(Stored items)
Content starts

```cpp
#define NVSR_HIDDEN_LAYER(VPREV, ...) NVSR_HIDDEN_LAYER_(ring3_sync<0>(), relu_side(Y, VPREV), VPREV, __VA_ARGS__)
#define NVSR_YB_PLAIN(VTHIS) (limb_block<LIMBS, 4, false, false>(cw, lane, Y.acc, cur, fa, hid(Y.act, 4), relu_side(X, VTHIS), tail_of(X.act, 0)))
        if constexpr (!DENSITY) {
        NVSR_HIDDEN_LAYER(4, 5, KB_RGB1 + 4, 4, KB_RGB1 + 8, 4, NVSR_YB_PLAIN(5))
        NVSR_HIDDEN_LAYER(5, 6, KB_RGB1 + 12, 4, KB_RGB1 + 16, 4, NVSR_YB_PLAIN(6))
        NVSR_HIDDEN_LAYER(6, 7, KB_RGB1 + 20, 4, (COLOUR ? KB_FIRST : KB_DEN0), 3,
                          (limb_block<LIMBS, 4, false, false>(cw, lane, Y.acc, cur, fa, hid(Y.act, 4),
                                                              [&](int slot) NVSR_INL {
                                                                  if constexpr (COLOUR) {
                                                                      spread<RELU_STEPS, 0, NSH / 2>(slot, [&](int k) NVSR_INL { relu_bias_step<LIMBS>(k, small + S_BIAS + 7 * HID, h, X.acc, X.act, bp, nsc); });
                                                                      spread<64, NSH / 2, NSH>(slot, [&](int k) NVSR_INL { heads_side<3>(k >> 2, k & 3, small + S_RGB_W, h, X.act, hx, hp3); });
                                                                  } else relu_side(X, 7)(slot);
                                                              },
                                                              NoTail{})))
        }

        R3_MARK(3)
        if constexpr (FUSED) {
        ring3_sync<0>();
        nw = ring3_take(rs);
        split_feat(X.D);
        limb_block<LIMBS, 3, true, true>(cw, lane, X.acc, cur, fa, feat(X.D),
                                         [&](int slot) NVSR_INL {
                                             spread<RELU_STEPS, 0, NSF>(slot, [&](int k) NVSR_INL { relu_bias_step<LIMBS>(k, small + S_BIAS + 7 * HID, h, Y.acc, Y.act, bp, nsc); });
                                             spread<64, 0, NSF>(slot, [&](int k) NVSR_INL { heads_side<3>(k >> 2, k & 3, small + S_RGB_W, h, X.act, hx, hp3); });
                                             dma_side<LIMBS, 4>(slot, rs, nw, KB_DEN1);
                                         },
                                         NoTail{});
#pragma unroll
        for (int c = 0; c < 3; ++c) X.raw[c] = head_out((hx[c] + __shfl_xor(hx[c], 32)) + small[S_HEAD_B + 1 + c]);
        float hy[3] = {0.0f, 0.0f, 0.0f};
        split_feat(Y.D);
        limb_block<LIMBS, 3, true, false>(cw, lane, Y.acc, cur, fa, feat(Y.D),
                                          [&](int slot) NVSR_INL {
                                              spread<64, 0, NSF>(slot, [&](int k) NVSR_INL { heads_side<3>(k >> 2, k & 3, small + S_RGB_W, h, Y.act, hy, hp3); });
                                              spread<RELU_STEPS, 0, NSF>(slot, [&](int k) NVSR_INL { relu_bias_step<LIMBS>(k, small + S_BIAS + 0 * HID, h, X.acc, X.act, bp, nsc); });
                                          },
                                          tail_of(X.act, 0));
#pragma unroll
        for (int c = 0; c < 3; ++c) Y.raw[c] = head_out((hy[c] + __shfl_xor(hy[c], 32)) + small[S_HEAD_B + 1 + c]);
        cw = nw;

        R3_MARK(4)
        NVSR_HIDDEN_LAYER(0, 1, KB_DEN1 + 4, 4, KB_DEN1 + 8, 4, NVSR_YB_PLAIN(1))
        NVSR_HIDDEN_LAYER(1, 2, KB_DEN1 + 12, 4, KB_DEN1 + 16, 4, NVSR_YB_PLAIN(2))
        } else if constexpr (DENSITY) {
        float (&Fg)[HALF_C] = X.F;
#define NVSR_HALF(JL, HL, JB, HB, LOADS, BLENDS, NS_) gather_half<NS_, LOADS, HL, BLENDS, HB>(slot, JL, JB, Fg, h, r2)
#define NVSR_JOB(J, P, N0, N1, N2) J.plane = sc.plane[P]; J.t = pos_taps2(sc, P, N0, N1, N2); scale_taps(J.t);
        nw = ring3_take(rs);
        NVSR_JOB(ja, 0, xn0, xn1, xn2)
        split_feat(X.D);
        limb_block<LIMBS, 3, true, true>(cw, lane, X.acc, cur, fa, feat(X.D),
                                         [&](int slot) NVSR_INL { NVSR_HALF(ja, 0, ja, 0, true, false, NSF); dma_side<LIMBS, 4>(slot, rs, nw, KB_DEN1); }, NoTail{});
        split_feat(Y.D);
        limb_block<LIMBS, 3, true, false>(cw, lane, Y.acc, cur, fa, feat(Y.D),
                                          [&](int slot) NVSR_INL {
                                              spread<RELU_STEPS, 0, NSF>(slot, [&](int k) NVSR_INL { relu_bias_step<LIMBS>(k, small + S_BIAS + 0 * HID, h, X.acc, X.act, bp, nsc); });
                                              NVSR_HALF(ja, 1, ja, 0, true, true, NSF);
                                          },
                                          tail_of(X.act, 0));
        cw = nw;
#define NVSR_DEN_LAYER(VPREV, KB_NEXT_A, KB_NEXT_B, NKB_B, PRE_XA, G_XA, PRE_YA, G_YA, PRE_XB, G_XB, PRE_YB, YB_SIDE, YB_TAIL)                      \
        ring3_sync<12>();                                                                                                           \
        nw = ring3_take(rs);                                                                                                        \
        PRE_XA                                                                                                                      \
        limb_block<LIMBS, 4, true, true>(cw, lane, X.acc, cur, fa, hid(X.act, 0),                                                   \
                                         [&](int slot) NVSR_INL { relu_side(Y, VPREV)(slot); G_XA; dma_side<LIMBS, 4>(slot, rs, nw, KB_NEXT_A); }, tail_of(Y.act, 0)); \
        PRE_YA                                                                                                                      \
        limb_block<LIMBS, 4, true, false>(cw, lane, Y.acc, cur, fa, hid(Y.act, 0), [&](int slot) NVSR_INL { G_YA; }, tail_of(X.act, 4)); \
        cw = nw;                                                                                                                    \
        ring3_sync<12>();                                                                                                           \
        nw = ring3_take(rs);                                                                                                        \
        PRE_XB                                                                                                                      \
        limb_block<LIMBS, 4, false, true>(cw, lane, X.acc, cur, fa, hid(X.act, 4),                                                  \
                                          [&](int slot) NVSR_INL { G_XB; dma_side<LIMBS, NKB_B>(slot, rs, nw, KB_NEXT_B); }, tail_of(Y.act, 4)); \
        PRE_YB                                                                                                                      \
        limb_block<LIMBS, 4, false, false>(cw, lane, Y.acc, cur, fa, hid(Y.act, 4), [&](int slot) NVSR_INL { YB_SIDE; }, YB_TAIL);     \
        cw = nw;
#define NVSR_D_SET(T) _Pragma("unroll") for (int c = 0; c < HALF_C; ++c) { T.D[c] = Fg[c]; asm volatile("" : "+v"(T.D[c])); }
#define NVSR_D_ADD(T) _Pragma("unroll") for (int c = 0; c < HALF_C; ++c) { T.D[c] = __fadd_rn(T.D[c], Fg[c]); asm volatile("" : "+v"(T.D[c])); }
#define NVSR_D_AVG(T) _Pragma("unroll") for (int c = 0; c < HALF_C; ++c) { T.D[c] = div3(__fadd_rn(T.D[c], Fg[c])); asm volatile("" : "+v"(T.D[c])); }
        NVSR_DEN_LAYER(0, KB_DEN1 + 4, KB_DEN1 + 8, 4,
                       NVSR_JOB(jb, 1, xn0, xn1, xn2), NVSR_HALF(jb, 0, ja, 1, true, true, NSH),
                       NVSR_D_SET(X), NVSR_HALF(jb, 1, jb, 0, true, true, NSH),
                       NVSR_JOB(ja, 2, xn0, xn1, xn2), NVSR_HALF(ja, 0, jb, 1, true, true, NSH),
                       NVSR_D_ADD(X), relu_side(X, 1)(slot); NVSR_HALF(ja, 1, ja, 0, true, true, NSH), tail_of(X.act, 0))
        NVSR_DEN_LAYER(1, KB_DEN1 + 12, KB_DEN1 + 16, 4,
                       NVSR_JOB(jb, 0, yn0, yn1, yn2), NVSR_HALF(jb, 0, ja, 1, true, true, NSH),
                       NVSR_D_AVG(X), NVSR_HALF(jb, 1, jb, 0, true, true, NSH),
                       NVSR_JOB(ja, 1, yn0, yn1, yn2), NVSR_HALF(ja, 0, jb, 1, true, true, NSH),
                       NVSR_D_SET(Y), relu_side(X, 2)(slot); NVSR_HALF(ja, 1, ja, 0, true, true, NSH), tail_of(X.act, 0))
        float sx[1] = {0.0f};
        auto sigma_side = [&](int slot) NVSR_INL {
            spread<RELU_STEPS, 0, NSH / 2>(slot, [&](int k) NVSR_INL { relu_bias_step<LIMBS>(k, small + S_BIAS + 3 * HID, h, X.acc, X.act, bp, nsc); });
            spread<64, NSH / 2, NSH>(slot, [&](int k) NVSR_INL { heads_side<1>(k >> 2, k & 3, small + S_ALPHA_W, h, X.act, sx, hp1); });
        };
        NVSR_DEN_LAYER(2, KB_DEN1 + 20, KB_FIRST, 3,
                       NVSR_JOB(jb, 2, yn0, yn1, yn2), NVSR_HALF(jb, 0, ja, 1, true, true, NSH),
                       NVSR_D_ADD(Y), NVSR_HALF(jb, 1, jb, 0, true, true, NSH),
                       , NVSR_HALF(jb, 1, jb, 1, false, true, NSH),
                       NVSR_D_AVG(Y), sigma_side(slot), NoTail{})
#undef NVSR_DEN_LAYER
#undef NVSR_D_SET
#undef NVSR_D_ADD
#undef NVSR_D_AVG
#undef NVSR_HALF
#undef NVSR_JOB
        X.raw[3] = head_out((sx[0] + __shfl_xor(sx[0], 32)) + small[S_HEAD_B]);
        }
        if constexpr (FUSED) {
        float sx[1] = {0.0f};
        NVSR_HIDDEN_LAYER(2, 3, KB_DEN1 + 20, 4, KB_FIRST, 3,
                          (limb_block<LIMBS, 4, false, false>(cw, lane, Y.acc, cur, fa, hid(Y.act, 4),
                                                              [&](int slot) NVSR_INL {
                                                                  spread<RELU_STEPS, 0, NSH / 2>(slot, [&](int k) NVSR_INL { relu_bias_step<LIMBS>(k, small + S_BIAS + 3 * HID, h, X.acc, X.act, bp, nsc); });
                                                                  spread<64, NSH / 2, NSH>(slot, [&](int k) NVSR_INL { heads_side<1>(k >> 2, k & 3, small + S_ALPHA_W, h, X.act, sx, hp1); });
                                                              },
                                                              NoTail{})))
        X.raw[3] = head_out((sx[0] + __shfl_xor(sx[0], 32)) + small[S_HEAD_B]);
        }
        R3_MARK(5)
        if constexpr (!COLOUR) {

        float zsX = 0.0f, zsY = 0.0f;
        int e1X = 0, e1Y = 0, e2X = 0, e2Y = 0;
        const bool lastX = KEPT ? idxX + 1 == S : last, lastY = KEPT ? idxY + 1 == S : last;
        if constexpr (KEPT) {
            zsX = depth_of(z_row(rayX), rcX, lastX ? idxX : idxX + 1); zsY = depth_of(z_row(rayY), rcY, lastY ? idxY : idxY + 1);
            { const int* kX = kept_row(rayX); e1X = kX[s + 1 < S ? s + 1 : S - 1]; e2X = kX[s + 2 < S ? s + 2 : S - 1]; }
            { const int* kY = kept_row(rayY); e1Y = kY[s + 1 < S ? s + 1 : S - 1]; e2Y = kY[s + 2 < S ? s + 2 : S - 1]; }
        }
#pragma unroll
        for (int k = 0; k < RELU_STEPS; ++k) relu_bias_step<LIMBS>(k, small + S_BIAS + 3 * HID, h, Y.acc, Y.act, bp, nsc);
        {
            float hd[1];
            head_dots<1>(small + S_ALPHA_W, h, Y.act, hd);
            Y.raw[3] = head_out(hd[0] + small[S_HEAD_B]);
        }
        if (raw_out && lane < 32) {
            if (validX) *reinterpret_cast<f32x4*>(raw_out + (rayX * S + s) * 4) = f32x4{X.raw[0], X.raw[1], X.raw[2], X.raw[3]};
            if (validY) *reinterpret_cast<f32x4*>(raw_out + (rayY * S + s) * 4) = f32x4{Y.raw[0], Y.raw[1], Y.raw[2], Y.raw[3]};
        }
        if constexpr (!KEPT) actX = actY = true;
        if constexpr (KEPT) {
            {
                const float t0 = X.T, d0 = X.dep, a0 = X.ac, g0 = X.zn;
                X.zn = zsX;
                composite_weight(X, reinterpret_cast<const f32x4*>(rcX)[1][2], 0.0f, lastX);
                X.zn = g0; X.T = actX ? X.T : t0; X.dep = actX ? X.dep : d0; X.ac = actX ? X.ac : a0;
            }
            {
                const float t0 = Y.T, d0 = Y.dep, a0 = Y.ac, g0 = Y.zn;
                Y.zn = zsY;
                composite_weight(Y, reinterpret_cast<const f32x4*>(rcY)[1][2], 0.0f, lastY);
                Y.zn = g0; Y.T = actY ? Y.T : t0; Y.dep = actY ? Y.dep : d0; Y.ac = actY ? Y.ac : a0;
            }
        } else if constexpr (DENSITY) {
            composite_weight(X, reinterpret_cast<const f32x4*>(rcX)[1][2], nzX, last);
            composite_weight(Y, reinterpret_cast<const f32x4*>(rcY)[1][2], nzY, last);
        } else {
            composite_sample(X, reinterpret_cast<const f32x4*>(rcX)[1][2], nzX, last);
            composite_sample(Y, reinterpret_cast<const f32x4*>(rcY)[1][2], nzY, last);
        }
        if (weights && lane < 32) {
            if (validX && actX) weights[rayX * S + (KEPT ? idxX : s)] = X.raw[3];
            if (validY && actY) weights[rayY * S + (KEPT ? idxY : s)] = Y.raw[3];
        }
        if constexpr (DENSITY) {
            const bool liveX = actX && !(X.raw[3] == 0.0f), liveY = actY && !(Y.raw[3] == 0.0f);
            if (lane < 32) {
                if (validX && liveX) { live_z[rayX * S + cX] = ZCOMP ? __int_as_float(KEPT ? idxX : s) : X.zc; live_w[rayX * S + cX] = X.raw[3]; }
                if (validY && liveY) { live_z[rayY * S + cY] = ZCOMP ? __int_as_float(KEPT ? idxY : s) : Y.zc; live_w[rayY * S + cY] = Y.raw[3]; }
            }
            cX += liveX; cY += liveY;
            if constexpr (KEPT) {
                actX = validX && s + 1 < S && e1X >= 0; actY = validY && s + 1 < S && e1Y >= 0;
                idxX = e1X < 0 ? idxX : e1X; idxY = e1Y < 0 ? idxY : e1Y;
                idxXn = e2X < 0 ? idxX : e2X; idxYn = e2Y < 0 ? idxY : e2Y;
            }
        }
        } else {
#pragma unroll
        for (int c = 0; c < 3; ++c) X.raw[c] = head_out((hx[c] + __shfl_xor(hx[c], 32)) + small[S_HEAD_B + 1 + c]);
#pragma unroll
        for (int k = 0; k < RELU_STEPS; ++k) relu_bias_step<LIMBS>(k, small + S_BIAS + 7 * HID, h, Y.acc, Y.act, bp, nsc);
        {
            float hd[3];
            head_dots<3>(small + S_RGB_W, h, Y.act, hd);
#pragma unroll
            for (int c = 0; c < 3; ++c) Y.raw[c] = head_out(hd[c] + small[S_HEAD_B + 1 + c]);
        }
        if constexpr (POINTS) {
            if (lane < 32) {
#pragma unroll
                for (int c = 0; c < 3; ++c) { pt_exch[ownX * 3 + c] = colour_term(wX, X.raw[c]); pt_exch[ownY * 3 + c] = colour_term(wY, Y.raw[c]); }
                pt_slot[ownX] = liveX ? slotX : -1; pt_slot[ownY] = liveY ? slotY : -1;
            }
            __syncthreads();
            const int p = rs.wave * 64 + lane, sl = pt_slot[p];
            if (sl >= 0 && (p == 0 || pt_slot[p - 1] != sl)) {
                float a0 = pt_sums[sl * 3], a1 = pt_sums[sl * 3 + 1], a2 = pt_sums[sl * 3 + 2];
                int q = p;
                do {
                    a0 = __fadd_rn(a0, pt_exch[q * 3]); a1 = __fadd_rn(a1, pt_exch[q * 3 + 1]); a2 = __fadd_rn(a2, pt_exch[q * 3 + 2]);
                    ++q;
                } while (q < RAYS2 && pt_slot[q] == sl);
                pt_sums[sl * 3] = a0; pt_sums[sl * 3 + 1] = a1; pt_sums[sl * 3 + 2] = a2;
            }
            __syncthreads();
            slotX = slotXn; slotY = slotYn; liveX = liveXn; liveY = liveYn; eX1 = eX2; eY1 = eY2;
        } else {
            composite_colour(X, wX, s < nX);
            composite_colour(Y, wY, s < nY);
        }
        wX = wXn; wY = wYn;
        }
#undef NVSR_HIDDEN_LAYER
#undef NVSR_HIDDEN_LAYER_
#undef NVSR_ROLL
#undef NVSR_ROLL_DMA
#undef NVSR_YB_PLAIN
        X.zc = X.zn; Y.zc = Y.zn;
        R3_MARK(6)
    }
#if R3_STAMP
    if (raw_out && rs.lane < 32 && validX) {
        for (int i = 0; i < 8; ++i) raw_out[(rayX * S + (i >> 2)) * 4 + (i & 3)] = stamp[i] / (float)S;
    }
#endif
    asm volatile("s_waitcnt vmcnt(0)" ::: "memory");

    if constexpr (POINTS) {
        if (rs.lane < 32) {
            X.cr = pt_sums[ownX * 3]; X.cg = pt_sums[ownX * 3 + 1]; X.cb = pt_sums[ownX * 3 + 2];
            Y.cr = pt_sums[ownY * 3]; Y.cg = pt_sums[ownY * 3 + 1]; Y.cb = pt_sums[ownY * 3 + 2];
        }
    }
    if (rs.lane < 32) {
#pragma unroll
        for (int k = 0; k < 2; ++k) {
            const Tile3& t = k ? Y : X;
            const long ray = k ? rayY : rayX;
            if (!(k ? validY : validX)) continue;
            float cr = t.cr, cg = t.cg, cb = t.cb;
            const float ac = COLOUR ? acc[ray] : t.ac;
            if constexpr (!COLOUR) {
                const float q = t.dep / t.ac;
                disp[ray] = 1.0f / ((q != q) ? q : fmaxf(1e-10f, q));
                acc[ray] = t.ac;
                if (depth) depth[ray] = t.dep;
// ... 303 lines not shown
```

Content ends

In the records above, how many lines contain the string "validY"? State that number only.

5